* **Problem**: Below are some records. Return exactly the lines from the one containing "take(cellcnt, (size_t)2 * NCELL * 4);" through the one containing "layout(reinterpret_cast<uintptr_t>(scr));", both included, and only those.

┏━━

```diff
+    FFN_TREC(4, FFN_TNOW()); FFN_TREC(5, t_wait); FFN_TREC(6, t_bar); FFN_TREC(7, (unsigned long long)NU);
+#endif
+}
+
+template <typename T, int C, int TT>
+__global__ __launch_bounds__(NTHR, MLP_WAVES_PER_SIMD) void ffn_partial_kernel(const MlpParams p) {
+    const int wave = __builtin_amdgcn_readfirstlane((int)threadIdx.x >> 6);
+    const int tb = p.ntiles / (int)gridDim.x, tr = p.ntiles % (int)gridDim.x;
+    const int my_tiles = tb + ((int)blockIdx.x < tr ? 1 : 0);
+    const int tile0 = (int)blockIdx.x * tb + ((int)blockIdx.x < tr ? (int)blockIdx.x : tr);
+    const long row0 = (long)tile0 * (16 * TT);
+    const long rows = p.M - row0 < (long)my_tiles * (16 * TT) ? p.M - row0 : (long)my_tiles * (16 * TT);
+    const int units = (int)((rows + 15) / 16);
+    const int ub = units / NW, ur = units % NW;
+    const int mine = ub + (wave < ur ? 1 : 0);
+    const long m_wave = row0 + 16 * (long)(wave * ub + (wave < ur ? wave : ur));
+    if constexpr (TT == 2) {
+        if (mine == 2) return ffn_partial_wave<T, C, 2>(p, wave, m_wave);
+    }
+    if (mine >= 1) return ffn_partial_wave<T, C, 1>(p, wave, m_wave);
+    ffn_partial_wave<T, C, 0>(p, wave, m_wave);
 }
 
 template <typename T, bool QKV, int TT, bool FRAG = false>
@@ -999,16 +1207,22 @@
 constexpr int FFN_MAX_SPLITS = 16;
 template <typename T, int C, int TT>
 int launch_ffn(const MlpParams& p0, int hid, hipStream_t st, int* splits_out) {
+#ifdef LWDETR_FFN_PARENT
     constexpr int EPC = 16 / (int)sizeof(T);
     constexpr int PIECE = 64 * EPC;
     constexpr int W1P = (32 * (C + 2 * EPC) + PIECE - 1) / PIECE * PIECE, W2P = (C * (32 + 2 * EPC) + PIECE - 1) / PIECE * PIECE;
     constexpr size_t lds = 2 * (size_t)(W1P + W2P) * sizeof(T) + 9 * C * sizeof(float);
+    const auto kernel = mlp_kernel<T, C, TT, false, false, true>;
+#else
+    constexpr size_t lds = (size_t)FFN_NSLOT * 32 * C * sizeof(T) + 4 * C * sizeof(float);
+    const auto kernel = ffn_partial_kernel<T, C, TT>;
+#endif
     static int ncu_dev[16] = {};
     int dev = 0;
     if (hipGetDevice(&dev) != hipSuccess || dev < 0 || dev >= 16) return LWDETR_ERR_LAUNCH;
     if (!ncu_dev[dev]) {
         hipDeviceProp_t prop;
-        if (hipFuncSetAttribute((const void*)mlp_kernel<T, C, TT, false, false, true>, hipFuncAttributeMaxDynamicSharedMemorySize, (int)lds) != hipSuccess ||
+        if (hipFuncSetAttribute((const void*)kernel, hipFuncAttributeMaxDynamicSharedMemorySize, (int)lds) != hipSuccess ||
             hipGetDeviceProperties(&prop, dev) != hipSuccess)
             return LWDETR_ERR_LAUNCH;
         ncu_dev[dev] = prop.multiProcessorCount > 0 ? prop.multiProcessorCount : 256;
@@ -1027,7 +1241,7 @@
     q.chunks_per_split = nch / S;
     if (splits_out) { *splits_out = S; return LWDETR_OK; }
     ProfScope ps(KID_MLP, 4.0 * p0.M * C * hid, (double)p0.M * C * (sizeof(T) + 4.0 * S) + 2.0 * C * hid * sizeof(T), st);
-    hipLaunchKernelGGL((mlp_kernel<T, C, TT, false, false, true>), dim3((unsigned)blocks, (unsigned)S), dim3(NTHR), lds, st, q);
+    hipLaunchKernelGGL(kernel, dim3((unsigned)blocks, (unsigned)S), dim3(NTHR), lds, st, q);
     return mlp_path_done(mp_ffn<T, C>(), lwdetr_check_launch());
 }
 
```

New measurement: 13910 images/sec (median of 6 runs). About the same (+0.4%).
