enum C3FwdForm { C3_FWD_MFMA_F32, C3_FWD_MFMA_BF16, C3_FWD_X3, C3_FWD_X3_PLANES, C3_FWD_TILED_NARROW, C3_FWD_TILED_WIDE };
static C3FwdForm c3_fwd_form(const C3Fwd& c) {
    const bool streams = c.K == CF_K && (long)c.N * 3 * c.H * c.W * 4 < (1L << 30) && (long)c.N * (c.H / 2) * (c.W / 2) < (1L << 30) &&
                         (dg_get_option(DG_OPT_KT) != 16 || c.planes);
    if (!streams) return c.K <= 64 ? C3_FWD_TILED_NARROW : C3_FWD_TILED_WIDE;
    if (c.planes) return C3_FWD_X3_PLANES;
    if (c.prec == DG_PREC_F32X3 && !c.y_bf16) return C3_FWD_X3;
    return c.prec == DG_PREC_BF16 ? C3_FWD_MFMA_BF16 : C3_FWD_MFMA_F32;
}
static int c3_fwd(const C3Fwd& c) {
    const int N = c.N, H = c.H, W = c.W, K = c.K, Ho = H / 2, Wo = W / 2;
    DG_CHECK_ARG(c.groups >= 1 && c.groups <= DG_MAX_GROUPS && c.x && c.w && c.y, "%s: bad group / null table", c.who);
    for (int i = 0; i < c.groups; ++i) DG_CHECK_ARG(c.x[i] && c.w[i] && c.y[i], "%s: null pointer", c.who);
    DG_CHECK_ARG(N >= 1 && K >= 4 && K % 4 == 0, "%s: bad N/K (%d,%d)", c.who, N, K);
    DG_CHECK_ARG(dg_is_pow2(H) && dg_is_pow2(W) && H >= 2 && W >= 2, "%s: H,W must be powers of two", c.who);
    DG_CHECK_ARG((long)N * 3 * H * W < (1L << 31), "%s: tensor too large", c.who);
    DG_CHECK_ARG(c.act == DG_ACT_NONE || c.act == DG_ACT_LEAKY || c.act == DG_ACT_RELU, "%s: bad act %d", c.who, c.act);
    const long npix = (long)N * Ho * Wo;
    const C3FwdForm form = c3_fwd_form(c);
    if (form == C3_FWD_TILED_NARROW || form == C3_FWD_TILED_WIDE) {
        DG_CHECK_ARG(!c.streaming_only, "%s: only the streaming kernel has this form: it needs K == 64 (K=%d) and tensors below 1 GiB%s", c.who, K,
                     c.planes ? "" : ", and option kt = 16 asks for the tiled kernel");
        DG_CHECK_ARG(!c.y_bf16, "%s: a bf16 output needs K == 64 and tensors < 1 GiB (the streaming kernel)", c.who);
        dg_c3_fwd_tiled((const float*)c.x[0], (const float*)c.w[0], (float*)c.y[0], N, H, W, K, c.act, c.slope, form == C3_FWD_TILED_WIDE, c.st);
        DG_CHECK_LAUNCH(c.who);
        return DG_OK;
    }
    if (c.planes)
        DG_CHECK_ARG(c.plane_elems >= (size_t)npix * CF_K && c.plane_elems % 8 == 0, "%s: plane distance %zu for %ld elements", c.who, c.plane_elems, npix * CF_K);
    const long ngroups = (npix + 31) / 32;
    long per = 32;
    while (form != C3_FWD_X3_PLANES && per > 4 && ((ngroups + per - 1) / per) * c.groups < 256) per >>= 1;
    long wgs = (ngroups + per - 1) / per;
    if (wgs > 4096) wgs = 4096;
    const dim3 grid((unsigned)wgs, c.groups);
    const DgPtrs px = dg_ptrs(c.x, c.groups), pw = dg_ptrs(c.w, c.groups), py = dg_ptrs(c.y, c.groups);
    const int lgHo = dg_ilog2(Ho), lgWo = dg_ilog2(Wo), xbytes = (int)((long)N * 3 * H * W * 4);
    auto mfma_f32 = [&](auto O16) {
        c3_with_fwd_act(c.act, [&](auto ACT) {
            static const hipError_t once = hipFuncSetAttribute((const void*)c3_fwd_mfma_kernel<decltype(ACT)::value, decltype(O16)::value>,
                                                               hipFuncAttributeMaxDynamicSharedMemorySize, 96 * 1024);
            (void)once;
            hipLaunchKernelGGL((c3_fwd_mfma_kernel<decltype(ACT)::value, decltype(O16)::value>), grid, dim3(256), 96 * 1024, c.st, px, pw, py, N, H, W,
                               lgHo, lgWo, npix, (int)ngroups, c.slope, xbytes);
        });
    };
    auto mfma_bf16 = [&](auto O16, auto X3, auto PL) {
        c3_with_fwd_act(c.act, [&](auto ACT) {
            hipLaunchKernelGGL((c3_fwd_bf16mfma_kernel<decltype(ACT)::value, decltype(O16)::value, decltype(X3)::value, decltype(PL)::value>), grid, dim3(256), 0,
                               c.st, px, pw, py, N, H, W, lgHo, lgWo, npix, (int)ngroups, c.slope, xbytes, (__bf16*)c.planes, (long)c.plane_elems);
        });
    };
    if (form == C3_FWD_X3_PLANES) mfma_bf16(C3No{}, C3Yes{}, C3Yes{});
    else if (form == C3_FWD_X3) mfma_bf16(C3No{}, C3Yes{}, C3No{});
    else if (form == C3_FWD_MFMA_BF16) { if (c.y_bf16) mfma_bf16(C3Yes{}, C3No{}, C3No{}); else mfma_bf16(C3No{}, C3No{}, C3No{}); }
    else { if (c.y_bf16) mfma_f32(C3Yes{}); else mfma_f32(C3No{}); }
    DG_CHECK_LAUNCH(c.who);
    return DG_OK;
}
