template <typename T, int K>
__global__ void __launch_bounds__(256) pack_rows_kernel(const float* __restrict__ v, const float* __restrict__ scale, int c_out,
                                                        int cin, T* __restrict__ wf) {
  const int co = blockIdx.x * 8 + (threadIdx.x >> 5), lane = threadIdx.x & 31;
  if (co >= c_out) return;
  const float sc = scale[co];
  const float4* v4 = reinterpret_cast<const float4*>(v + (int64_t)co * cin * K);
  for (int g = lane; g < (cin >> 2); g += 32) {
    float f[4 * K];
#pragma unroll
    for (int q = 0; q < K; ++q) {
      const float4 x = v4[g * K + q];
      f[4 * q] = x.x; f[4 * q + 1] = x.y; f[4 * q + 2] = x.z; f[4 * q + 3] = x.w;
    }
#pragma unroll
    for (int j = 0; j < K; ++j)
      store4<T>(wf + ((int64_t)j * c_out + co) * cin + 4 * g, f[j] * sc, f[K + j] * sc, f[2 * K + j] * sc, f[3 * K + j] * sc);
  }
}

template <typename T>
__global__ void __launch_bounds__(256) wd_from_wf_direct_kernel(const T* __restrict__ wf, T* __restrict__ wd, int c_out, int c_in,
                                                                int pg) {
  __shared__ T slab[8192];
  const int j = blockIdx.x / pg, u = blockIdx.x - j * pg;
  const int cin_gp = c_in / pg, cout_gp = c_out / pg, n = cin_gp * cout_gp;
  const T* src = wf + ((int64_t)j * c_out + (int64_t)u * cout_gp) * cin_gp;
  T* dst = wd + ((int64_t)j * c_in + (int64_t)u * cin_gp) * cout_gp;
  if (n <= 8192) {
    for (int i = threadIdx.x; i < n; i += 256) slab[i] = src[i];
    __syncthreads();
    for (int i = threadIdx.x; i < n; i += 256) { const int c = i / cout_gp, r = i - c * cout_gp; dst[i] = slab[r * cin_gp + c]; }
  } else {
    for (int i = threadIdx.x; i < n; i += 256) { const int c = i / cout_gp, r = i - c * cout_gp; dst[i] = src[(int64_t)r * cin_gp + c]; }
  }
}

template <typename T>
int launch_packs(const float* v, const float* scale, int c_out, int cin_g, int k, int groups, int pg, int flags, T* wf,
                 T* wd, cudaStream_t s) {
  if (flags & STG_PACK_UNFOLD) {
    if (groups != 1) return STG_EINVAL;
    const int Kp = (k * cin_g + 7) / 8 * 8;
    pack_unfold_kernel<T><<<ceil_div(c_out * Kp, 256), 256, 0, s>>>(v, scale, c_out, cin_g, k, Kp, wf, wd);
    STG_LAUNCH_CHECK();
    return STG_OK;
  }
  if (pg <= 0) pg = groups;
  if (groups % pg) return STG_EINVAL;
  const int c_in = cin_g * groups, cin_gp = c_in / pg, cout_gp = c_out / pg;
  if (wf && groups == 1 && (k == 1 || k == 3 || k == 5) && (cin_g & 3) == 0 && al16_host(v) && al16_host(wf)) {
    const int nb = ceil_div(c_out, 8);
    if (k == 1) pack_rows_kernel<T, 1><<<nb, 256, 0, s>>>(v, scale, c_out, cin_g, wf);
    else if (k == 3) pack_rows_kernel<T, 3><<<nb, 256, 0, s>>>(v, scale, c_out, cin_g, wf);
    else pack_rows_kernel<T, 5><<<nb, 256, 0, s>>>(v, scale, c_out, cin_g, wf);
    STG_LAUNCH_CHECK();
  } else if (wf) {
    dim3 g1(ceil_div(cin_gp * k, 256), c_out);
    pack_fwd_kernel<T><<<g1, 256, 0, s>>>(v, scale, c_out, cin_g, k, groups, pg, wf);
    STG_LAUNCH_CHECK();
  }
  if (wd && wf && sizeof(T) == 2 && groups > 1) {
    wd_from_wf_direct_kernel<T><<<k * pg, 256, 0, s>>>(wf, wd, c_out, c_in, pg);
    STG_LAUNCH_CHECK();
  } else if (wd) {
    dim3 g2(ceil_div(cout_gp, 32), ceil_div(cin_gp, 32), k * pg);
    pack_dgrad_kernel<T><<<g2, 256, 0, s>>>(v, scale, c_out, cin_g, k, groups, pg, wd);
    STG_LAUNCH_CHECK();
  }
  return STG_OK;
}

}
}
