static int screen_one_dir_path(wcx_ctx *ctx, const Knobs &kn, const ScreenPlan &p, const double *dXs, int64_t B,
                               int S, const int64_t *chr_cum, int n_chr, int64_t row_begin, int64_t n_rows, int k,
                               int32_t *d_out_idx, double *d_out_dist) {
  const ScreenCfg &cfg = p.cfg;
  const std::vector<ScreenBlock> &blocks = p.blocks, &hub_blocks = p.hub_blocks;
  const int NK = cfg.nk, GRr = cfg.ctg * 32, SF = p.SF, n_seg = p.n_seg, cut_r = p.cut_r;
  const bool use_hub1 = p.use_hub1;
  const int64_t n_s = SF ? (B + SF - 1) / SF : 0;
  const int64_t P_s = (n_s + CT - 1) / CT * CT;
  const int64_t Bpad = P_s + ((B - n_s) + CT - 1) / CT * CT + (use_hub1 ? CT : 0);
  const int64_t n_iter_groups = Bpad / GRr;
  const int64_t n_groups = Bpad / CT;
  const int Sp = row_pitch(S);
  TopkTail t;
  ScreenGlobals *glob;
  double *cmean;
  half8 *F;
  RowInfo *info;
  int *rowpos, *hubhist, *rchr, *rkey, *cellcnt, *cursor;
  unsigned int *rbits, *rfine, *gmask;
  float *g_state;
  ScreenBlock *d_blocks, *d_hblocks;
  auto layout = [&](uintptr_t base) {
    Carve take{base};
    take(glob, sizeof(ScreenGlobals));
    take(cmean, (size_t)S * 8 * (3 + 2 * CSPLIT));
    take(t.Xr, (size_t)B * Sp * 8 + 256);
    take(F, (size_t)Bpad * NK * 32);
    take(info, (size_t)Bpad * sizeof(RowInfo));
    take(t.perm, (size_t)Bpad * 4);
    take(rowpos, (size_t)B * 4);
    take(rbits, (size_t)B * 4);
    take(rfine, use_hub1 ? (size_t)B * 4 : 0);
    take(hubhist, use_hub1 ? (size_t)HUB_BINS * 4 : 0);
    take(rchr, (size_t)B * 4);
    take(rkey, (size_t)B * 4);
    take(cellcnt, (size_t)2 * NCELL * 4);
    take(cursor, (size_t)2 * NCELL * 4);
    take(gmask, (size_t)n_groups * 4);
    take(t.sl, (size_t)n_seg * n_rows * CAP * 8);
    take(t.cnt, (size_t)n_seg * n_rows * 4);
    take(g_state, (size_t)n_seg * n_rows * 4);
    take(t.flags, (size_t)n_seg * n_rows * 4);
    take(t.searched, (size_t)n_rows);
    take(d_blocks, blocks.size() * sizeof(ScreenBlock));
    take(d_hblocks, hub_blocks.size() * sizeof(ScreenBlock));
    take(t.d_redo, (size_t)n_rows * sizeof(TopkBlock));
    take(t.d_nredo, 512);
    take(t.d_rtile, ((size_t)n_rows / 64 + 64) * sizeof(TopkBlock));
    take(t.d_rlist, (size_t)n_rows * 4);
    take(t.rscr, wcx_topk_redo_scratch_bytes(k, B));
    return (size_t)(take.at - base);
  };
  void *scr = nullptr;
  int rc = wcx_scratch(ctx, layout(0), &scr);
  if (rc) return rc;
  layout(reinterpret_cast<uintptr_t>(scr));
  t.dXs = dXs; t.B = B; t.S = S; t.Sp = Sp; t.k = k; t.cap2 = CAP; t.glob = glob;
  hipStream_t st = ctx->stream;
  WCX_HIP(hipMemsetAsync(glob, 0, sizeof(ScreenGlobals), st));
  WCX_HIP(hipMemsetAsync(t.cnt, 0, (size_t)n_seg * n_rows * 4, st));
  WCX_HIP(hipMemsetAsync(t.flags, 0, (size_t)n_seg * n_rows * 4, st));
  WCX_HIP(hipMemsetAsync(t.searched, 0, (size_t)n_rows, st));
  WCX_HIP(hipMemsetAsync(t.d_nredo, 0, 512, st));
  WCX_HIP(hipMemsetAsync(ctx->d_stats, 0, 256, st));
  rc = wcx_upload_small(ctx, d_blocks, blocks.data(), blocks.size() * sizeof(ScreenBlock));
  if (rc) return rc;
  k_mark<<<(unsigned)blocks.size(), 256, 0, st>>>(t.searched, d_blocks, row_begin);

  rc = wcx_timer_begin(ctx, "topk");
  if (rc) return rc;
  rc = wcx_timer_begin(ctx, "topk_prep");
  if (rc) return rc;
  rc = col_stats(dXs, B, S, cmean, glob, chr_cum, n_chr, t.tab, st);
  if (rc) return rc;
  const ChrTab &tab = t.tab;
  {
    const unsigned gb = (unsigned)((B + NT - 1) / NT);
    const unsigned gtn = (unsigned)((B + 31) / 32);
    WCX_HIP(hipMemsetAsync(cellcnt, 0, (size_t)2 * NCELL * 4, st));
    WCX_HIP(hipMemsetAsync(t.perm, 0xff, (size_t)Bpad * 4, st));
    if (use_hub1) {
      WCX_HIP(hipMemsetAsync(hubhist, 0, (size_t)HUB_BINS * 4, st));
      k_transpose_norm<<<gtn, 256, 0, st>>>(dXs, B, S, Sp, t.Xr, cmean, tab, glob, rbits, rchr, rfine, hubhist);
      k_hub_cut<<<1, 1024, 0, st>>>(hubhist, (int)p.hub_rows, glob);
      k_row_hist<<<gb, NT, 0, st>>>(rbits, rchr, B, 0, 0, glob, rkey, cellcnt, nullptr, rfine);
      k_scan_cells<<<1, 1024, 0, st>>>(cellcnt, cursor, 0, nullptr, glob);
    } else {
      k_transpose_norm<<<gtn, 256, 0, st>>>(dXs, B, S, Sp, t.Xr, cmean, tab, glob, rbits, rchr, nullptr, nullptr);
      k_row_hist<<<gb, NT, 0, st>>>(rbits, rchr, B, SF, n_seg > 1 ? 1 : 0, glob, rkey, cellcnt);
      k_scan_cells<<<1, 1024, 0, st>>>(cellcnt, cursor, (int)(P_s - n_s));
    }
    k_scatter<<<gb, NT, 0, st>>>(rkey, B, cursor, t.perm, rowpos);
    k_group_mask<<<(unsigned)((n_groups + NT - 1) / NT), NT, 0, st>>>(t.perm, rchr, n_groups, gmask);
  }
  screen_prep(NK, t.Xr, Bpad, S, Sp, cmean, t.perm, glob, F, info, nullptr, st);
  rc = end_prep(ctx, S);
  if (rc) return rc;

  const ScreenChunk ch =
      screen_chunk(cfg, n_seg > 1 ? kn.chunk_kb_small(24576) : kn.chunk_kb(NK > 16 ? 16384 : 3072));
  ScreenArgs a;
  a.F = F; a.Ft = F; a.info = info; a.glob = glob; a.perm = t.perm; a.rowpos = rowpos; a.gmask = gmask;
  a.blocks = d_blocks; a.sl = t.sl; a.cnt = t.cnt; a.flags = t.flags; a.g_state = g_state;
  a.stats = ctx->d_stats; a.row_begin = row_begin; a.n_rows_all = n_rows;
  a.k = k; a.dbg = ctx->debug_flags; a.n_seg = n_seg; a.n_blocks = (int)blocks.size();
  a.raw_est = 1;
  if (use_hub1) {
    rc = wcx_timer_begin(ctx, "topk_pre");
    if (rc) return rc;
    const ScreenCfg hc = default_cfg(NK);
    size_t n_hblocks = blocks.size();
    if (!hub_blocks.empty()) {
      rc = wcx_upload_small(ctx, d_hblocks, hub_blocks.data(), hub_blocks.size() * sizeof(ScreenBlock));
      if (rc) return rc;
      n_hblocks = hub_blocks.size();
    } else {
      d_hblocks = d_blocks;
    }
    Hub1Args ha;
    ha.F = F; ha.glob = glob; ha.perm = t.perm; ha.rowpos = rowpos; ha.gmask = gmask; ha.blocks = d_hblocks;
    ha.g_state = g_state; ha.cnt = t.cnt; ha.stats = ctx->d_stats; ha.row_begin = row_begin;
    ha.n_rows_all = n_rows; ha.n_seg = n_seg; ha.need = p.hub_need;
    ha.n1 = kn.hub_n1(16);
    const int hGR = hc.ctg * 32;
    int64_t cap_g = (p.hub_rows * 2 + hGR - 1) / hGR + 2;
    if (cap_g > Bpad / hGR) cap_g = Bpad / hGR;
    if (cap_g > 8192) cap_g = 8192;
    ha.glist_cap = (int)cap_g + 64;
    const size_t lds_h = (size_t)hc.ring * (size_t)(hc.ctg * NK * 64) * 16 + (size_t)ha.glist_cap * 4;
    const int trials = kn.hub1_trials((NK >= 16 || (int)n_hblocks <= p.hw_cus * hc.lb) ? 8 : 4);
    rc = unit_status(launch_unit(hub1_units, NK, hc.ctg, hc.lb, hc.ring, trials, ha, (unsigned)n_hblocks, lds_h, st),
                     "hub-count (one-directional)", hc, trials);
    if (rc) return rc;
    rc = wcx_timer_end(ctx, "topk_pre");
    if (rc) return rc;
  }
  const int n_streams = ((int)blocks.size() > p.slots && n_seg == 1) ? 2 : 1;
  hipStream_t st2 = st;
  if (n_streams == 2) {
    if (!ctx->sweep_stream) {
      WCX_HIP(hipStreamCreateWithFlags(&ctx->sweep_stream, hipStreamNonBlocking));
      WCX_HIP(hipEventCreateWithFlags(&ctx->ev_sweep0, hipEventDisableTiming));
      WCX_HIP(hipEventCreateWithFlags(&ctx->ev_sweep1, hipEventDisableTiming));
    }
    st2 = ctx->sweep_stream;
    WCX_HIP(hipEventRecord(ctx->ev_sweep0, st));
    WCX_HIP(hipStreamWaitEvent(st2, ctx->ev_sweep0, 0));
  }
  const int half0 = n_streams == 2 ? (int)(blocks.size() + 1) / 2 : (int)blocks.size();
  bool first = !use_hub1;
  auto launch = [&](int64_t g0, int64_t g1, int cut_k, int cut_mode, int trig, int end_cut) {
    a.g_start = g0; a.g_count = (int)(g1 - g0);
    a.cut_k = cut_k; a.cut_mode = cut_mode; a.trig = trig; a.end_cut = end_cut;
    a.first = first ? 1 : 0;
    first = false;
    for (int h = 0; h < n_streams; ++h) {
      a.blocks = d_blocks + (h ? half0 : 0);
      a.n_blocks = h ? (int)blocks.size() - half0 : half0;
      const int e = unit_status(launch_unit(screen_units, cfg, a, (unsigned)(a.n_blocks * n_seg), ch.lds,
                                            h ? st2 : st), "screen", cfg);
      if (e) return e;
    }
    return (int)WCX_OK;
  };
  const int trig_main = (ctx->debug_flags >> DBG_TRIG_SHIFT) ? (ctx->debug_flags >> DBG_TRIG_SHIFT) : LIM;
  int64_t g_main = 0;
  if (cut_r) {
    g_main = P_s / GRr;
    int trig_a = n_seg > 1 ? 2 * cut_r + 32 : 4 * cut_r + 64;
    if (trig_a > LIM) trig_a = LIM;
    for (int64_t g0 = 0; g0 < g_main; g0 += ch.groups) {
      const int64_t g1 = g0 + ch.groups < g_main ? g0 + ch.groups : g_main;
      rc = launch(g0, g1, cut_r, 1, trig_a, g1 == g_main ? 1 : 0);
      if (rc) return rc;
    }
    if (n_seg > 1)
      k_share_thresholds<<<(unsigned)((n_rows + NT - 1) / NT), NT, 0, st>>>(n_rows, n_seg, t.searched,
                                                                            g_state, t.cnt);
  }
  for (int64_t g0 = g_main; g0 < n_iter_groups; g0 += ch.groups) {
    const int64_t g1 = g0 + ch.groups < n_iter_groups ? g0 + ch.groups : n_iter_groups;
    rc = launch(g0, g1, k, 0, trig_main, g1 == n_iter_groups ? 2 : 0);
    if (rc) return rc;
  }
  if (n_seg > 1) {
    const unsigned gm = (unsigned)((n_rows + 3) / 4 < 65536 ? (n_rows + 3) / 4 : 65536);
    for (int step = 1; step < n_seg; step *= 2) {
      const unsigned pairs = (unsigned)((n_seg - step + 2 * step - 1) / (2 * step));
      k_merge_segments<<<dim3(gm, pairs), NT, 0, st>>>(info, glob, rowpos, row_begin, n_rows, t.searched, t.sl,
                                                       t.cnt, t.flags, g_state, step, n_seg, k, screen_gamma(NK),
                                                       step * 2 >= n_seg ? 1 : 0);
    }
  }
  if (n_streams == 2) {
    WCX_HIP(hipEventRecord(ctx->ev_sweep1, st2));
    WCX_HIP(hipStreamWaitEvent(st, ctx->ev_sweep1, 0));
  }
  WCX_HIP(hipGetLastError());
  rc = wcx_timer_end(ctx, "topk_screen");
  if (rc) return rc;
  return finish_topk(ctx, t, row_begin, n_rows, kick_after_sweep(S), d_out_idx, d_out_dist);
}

┗━━

* **Response area**:
    take(cellcnt, (size_t)2 * NCELL * 4);
    take(cursor, (size_t)2 * NCELL * 4);
    take(gmask, (size_t)n_groups * 4);
    take(t.sl, (size_t)n_seg * n_rows * CAP * 8);
    take(t.cnt, (size_t)n_seg * n_rows * 4);
    take(g_state, (size_t)n_seg * n_rows * 4);
    take(t.flags, (size_t)n_seg * n_rows * 4);
    take(t.searched, (size_t)n_rows);
    take(d_blocks, blocks.size() * sizeof(ScreenBlock));
    take(d_hblocks, hub_blocks.size() * sizeof(ScreenBlock));
    take(t.d_redo, (size_t)n_rows * sizeof(TopkBlock));
    take(t.d_nredo, 512);
    take(t.d_rtile, ((size_t)n_rows / 64 + 64) * sizeof(TopkBlock));
    take(t.d_rlist, (size_t)n_rows * 4);
    take(t.rscr, wcx_topk_redo_scratch_bytes(k, B));
    return (size_t)(take.at - base);
  };
  void *scr = nullptr;
  int rc = wcx_scratch(ctx, layout(0), &scr);
  if (rc) return rc;
  layout(reinterpret_cast<uintptr_t>(scr));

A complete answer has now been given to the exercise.